The default storage driver for UID 0 is configured in containers-storage.conf(5) in rootless mode), and is vfs for non-root users when fuse-overlayfs is not available.

The problem was that the default storage driver VFS (used in my system for rootless usage) is way too slow to start/run certain images. See Podman performance.

Because I uninstalled fuse-overlayfs recently, the default behavior with VFS storage kicked in, even though I run a recent kernel (6.12.41) which already supports native overlayfs!

The Overlay file system (OverlayFS) is not supported with kernels prior to 5.12.9 in rootless mode.

So it was not related to Jenkins in that sense.
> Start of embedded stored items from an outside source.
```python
class _FusedMLP(torch.autograd.Function):

    @staticmethod
    def forward(ctx, x, batch, runs, eps_list, slope_list, *params):
        fmode = _precision.fused_mode()
        y, saved, _, _ = _fmlp_forward(x, batch, runs, eps_list, slope_list, params, fmode=fmode)
        ctx.save_for_backward(*saved)
        ctx.meta = (len(eps_list), runs, list(slope_list), x.dtype, x.requires_grad, fmode)
        return y.to(x.dtype)

    @staticmethod
    def backward(ctx, gy):
        gx0, grads = _fmlp_backward(ctx.saved_tensors, ctx.meta, gy)
        return (gx0, None, None, None, None, *grads)


POOL_RAW_OUTPUT = True

POOL_IN_FORWARD = os.environ.get("SPT_POOL_IN_FORWARD", "1") != "0"


def pool_in_forward(on=None):
    global POOL_IN_FORWARD
    prev = POOL_IN_FORWARD
    if on is not None:
        POOL_IN_FORWARD = bool(on)
    return prev


class _FusedMLPMaxPool(torch.autograd.Function):

    @staticmethod
    def forward(ctx, x, batch, runs, eps_list, slope_list, csr, seg_graph, *params):
        fmode = _precision.fused_mode()
        L = len(eps_list)
        dims = [params[0].shape[1]] + [params[4 * i].shape[0] for i in range(L)]
        store16 = bool(
            _precision.bf16_activation_storage()
            and all(_lib.lib.spt_fused_linear_storage_supported(int(k), int(n))
                    for k, n in zip(dims[:-1], dims[1:]))
            and all(int(k) % 32 == 0 for k in dims[1:-1])
            and 256 % int(dims[-1]) == 0
            and _lib.lib.spt_segcsr_max_affine_bf16_supported(int(dims[-1]), x.shape[0]))
        ctx.pool_fused = False
        mode_top = (3 | _ST_X) if store16 else fmode
        if (POOL_IN_FORWARD and L > 1 and runs.sorted_batch
                and _lib.lib.spt_fused_linear_pool_supported(int(dims[-2]), int(dims[-1]), mode_top)
                and (runs.B == 1 or graph_ranges(seg_graph, runs.B, csr.num_seg) is not None)):
            return _FusedMLPMaxPool._forward_pooled(ctx, x, batch, runs, eps_list, slope_list, csr,
                                                    seg_graph, params, fmode, store16, mode_top)
        _, saved, h_last, (am, sc, bs) = _fmlp_forward(x, batch, runs, eps_list, slope_list,
                                                        params, apply_last=False, fmode=fmode,
                                                        store16=store16)
        R, N = h_last.shape
        dev = h_last.device
        out = torch.empty((csr.num_seg, N), dtype=torch.float32, device=dev)
        arg = torch.empty((csr.num_seg, N), dtype=torch.int32, device=dev)
        raw = None
        if (POOL_RAW_OUTPUT and any(ctx.needs_input_grad) and N <= 256 and 256 % N == 0
                and _lib.lib.spt_segcsr_max_affine_raw_supported(int(N), R)):
            raw = torch.empty((csr.num_seg, N), dtype=torch.float32, device=dev)
        with torch.cuda.device(dev), _timed(f"segcsr_reduce_fwd:3:{R}x{N}"):
            if raw is not None:
                st = _lib.lib.spt_segcsr_max_affine_raw_f32(
                    _lib.ptr(h_last), 1 if store16 else 0, _lib.ptr(csr.perm), _lib.ptr(csr.rowptr),
                    R, csr.num_seg, N, _lib.ptr(am), _lib.ptr(sc), _lib.ptr(bs),
                    float(slope_list[-1]), _lib.ptr(seg_graph), _lib.ptr(out), _lib.ptr(arg),
                    _lib.ptr(raw), _lib.stream_ptr(dev))
            else:
                seg_max = (_lib.lib.spt_segcsr_max_affine_bf16 if store16
                           else _lib.lib.spt_segcsr_max_affine_f32)
                st = seg_max(
                    _lib.ptr(h_last), _lib.ptr(csr.perm), _lib.ptr(csr.rowptr), R, csr.num_seg, N,
                    _lib.ptr(am), _lib.ptr(sc), _lib.ptr(bs), float(slope_list[-1]),
                    _lib.ptr(seg_graph), _lib.ptr(out), _lib.ptr(arg), _lib.stream_ptr(dev))
        _lib.check(st, "spt_segcsr_max_affine")
        ctx.has_raw = raw is not None
        if raw is not None:
            ctx.save_for_backward(arg, *saved, raw)
        else:
            ctx.save_for_backward(arg, *saved)
        ctx.csr = csr
        ctx.seg_graph = seg_graph
        ctx.meta = (len(eps_list), runs, list(slope_list), x.dtype, x.requires_grad,
                    3 if store16 else fmode, store16)
        return out.to(x.dtype)

    @staticmethod
    def _forward_pooled(ctx, x, batch, runs, eps_list, slope_list, csr, seg_graph, params, fmode,
                        store16, mode_top):
        L = len(eps_list)
        _, saved_sub, h_prev, (pam, psc, pbs) = _fmlp_forward(
            x, batch, runs, eps_list[:L - 1], slope_list[:L - 1], params[:4 * (L - 1)],
            apply_last=False, fmode=fmode, store16=store16)
        W = params[4 * (L - 1)].detach().float().contiguous()
        gnw, gnb, gms = (params[4 * (L - 1) + i].detach().float().contiguous() for i in (1, 2, 3))
        N, K = W.shape
        R = h_prev.shape[0]
        dev = h_prev.device
        B = runs.B
        S = csr.num_seg
        nr, c_r0, c_r1, c_g = runs.c_arrays()
        out = torch.empty((S, N), dtype=torch.float32, device=dev)
        arg = None
        argpos = torch.empty((S, N), dtype=torch.int32, device=dev)
        raw = torch.empty((S, N), dtype=torch.float32, device=dev)
        glen = int(_lib.lib.spt_fused_linear_pool_gram_len(K))
        gram = torch.empty((B, glen), dtype=torch.float64, device=dev)
        mean, rstd, am, sc = (torch.empty((B, N), dtype=torch.float32, device=dev) for _ in range(4))
        nb = _lib.lib.spt_fused_linear_pool_workspace_bytes(K, N)
        ws = _workspace(nb, dev)
        with torch.cuda.device(dev), _timed(f"fused_linear_fwd_pool:{K}x{N}:{R}"):
            st = _lib.lib.spt_fused_linear_fwd_pool_runs_f32(
                _lib.ptr(h_prev), _lib.ptr(csr.perm), _lib.ptr(csr.pos_seg()), _lib.ptr(csr.rowptr),
                _lib.ptr(seg_graph), S, R, nr, c_r0, c_r1, c_g, B, K, _lib.ptr(W), N,
                _lib.ptr(gnw), _lib.ptr(gnb), _lib.ptr(gms), float(eps_list[-1]),
                float(slope_list[-1]), _lib.ptr(pam), _lib.ptr(psc), _lib.ptr(pbs),
                float(slope_list[-2]), _lib.ptr(out), _lib.ptr(arg), _lib.ptr(argpos), _lib.ptr(raw),
# ... 159 lines not shown
```
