int semseg_nchw_f32_to_nhwc_bf16(const float* in, void* out, void* out_lo, int N, int C, int H, int W, int out_pitch,
                                 void* stream);
int semseg_nhwc_bf16_to_nchw_f32(const void* in, const void* in_lo, float* out, int N, int C, int H, int W,
                                 int in_pitch, void* stream);
int semseg_nhwc_f32_to_nchw_f32(const float* in, float* out, int N, int C, int H, int W, int in_pitch,
                                void* stream);

int semseg_im2col3x3s2(const void* x, int x_pitch, int N, int H, int W, int Cin, void* out, void* stream);

int semseg_space_to_phases(const void* x, int x_pitch, int N, int H, int W, int C, void* xp, void* stream);
int semseg_phases_to_space(const void* xp, int N, int H, int W, int C, void* x, void* stream);

int semseg_bn_merge_partials(const float* stats_partial, int rows, int C, float* out_stats, void* stream);
int semseg_bn_stats(const void* x, int M, int C, int pitch, float* workspace, long long workspace_floats,
                    float* out_stats, void* stream);
long long semseg_bn_workspace_floats(int M, int C);
int semseg_bn_finalize(const float* rank_stats, int R, int C, const float* gamma, const float* beta, float eps,
                       float momentum, float* running_mean, float* running_var, float* mean_invstd,
                       float* scale_shift, void* stream);
int semseg_bn_finalize_partials(const float* stats_partial, int rows, int C, const float* gamma, const float* beta, float eps, float momentum,
                                float* running_mean, float* running_var, float* mean_invstd, float* scale_shift,
                                void* stream);
int semseg_bn_finalize_p2p(const float* stats_partial, int rows, int C, const float* gamma, const float* beta,
                           float eps, float momentum, float* running_mean, float* running_var, float* mean_invstd,
                           float* scale_shift, void* const* peer_bufs, void* const* peer_flags, void* counter,
                           int world, int rank, int slot, int slot_floats, unsigned seq, const void* seq_ptr,
                           void* stream);
int semseg_bn_bwd_reduce_p2p(const void* dy, const void* dy_lo, int dy_pitch, const void* y, const void* y_lo,
                             int y_pitch, const void* x, const void* x_lo, int x_pitch, const float* mean_invstd,
                             const float* scale_shift, int M, int C, int relu, float* workspace,
                             long long workspace_floats, float* sums_local, float* sums_total,
                             void* const* peer_bufs, void* const* peer_flags, void* counter, int world, int rank,
                             int slot, int slot_floats, unsigned seq, const void* seq_ptr, void* stream);
int semseg_bn_fold_eval(const float* gamma, const float* beta, const float* running_mean,
                        const float* running_var, float eps, int C, float* scale_shift, void* stream);
int semseg_bn_apply(const void* x, const void* x_lo, int x_pitch, const float* scale_shift, const void* residual,
                    const void* residual_lo, int res_pitch, void* y, void* y_lo, int y_pitch, int M, int C, int relu,
                    void* stream);
int semseg_bn_bwd_reduce(const void* dy, const void* dy_lo, int dy_pitch, const void* y, const void* y_lo, int y_pitch,
                         const void* x, const void* x_lo, int x_pitch, const float* mean_invstd,
                         const float* scale_shift, int M, int C, int relu, float* workspace,
                         long long workspace_floats, float* sums, void* stream);
int semseg_bn_bwd_apply(const void* dy, const void* dy_lo, int dy_pitch, const void* y, const void* y_lo, int y_pitch,
                        const void* x, const void* x_lo, int x_pitch, const float* mean_invstd, const float* gamma,
                        const float* scale_shift, const float* sums, float count, int M, int C, int relu, void* dx,
                        void* dx_lo, int dx_pitch, void* dres, void* dres_lo, int dres_pitch, float* dgamma_dbeta,
                        void* stream);
int semseg_add_act(const void* a, const void* a_lo, int a_pitch, const void* b, const void* b_lo, int b_pitch,
                   void* out, void* out_lo, int out_pitch, int M, int C, void* stream);
int semseg_scale_nc(const void* x, const void* x_lo, int x_pitch, const float* scale, void* out, void* out_lo,
                    int out_pitch, int N, int HW, int C, void* stream);
int semseg_f32_to_act(const float* in, int in_pitch, void* out, void* out_lo, int out_pitch, long long M, int C,
                      int Cp, void* stream);
int semseg_act_to_f32(const void* in, const void* in_lo, int in_pitch, float* out, int out_pitch, long long M, int C,
                      void* stream);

All I had to do was tell Podman that it should use the native overlayfs, even in rootless mode (because I run a kernel > 5.12.9 I can run the native implementation and do not need fuse at all).

Was not aware that the rootless Podman uses “vfs” storage driver by default (i.e., it does not check the kernel version do determine the storage driver for rootless usage).

# /etc/containers/storage.conf
[storage]
driver="overlay"
runroot = "/var/run/containers/storage"
graphroot = "/var/lib/containers/storage"

To migrate from VFS to overlay I followed the upstream docs (podman system reset) in rootless (user Jenkins) mode.

I checked that the rootless Podman (user Jenkins) indeed runs with (native) overlay storage driver.

$ podman info | grep graph
  graphDriverName: overlay

I think that’s fixed. Thanks anyways. Hope it helps if anyone bumps into similar issues.